Initializes the Pinecone searcher.

Parameters:
  • embedder (str) – Name of the Hugging Face embedding model.

  • index_name (Optional[str], default=None) – Name of the Pinecone index.

  • api_key (str) – Pinecone API key for authentication.

  • index_parameters (Optional[dict], default=None) –

    Additional parameters for index configuration. If not provided, the following is used.

    index_parameters = {'cloud': 'aws',
                        'region': 'us-east-1',
                        'metric': 'cosine',
                        'dimension': self.dimension  # embedding model's output dimension.
                        }
    

add(texts: List[str], metadata: List[Dict[str, Any]] | None = None)

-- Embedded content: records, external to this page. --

# andrewjong/SwapNet

Hardware: AMD Instinct MI355X
Metric: images/sec full G+D step, warp-stage 256x256 bs=32/GPU (higher is better)
Workload: dtype f32; 1 GPU; warp-stage G+D optimize_parameters step, 256x256, bs 32/GPU, fp32 storage and accumulation, GEMM products on the 16-bit MFMA pipe from operand splits: forward / input-gradient GEMMs as 2 fp16 planes of amax-scaled operands (22 of 24 mantissa bits, 3 of 4 terms, the dropped one below 2^-22), weight-gradient GEMMs in the same two-plane form, train mode (dropout 0.5), WarpModule 137.6M + PatchGAN 2.8; step_form=eager launches, global_batch=32, parallelism=dp1

## Files before the change

### include/swapnet_hip.h

```cpp
#ifndef SWAPNET_HIP_H
#define SWAPNET_HIP_H

#include <stddef.h>
#include <stdint.h>

#ifdef __cplusplus
extern "C" {
#endif

typedef struct swn_ctx swn_ctx;
typedef struct swn_model swn_model;

int swn_abi_version(void);
const char* swn_last_error(void);
int swn_is_device_build(void);

int swn_ctx_create(int device, void* hip_stream, int create_stream, size_t workspace_bytes, swn_ctx** out);
int swn_ctx_destroy(swn_ctx* ctx);
int swn_ctx_set_overlap(swn_ctx* ctx, int on);
int swn_ctx_set_patchgan_layers(swn_ctx* ctx, int n_layers);
int swn_ctx_set_patchgan_norm(swn_ctx* ctx, int kind);
int swn_ctx_sync(swn_ctx* ctx);
int swn_ctx_bytes_allocated(swn_ctx* ctx, size_t* out);

int swn_prof_enable(int on);
int swn_prof_reset(void);
int swn_prof_report(char* buf, int len);
int swn_probe_mfma(swn_ctx* ctx, int zeros, int iters, float* out4);
int swn_route_trace(int on);
int swn_route_report(char* buf, int len);
int swn_slot_audit(int on);

int swn_warp_model_create(swn_ctx* ctx, int batch, int height, int width, int is_train, float dropout,
                          swn_model** out);
int swn_texture_model_create(swn_ctx* ctx, int batch, int height, int width, int is_train, int num_roi,
                             swn_model** out);
int swn_warp_model_create_ex(swn_ctx* ctx, int batch, int height, int width, int is_train, float dropout,
                             int body_channels, int cloth_channels, swn_model** out);
int swn_texture_model_create_ex(swn_ctx* ctx, int batch, int height, int width, int is_train, int num_roi,
                                int cloth_channels, swn_model** out);
int swn_texture_model_create_netG(swn_ctx* ctx, int batch, int height, int width, int is_train, int num_roi,
                                  int cloth_channels, int netG, swn_model** out);
int swn_model_create_shared(swn_model* sharer, int batch, int height, int width, swn_model** out);
int swn_model_destroy(swn_model* m);

typedef struct swn_hyper {
  float lr, d_lr, weight_decay, d_weight_decay, b1, b2;
  float lambda_gan, lambda_ce, lambda_l1, lambda_content, lambda_style;
  int gan_mode;
  int warp_mode_ce;
  float grad_scale;
  float d_b1, d_b2;
  int gp_mode;
  float lambda_gp;
} swn_hyper;
int swn_model_set_hyper(swn_model* m, const swn_hyper* h);

int swn_model_param_count(swn_model* m, int net, int* out);
int swn_model_param_info(swn_model* m, int net, int index, char* name, int name_len, int shape[4], int* ndim);
int swn_model_param_set(swn_model* m, int net, int which, const char* name, const float* dev_src);
int swn_model_param_get(swn_model* m, int net, int which, const char* name, float* dev_dst);
int swn_model_optim_step_get(swn_model* m, int net, int* step);
int swn_model_optim_step_set(swn_model* m, int net, int step);
int swn_model_set_optimizer(swn_model* m, int net, int kind, float final_lr, float base_lr, float gamma);

int swn_model_set_input(swn_model* m, int slot, const float* dev_nchw, int n, int c, int h, int w);
int swn_model_set_input_labels(swn_model* m, int slot, const int32_t* dev_labels, int n, int h, int w);
int swn_model_set_input_texture_batch(swn_model* m, const uint8_t* img, int b, int hs, int ws, const uint8_t* labels, int hl, int wl,
                                      const float* rois_raw, int r, const float* sample, const float* mean3, const float* std3,
                                      int x_min, int y_min);
int swn_model_set_input_texture_sources(swn_model* m, const uint8_t* src, size_t src_bytes, const int64_t* geom_host, int b, int hs, int ws,
                                        const uint8_t* labels, int hl, int wl, const float* rois_raw, int r, const float* sample,
                                        const float* mean3, const float* std3, int x_min, int y_min);
int swn_model_set_input_warp_batch(swn_model* m, const uint8_t* body, int b, int hb, int wb, const uint8_t* in_labels,
                                   const uint8_t* tgt_labels, int hl, int wl, const double* maps, int nmaps, const float* mean3,
                                   const float* std3, int load_size, int x_min, int y_min);
int swn_model_set_input_warp_batch_ex(swn_model* m, const uint8_t* body, int b, int hb, int wb, const uint8_t* in_labels,
                                      const uint8_t* tgt_labels, int hl, int wl, const double* maps, int nmaps, const float* mean3,
                                      const float* std3, int load_size, int x_min, int y_min, int flags);
int swn_model_get_output(swn_model* m, int slot, float* dev_nchw);
int swn_model_get_tap(swn_model* m, int net, const char* name, float* dev_nchw, int shape[4]);
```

Adds text data to the Pinecone index.

Parameters:
  • texts (List[str]) – List of text entries to be indexed.

  • metadata (Optional[List[dict]], default=None) – Metadata associated with each text.

Notes

  • Each text is converted into an embedding.

  • A unique UUID is generated for each text entry.

  • The embeddings, along with metadata, are upserted into the Pinecone index.

count()

Returns the number of items stored in the Pinecone index.

query(query: str, items: int = 1, include_metadata: bool = True)

Queries the Pinecone index to find similar texts.

Parameters:
  • query (str, required) – The input text query.

  • items (int, default=1) – Number of nearest neighbors to retrieve.

  • include_metadata (bool, default=True) – Whether to include the metadata in the results.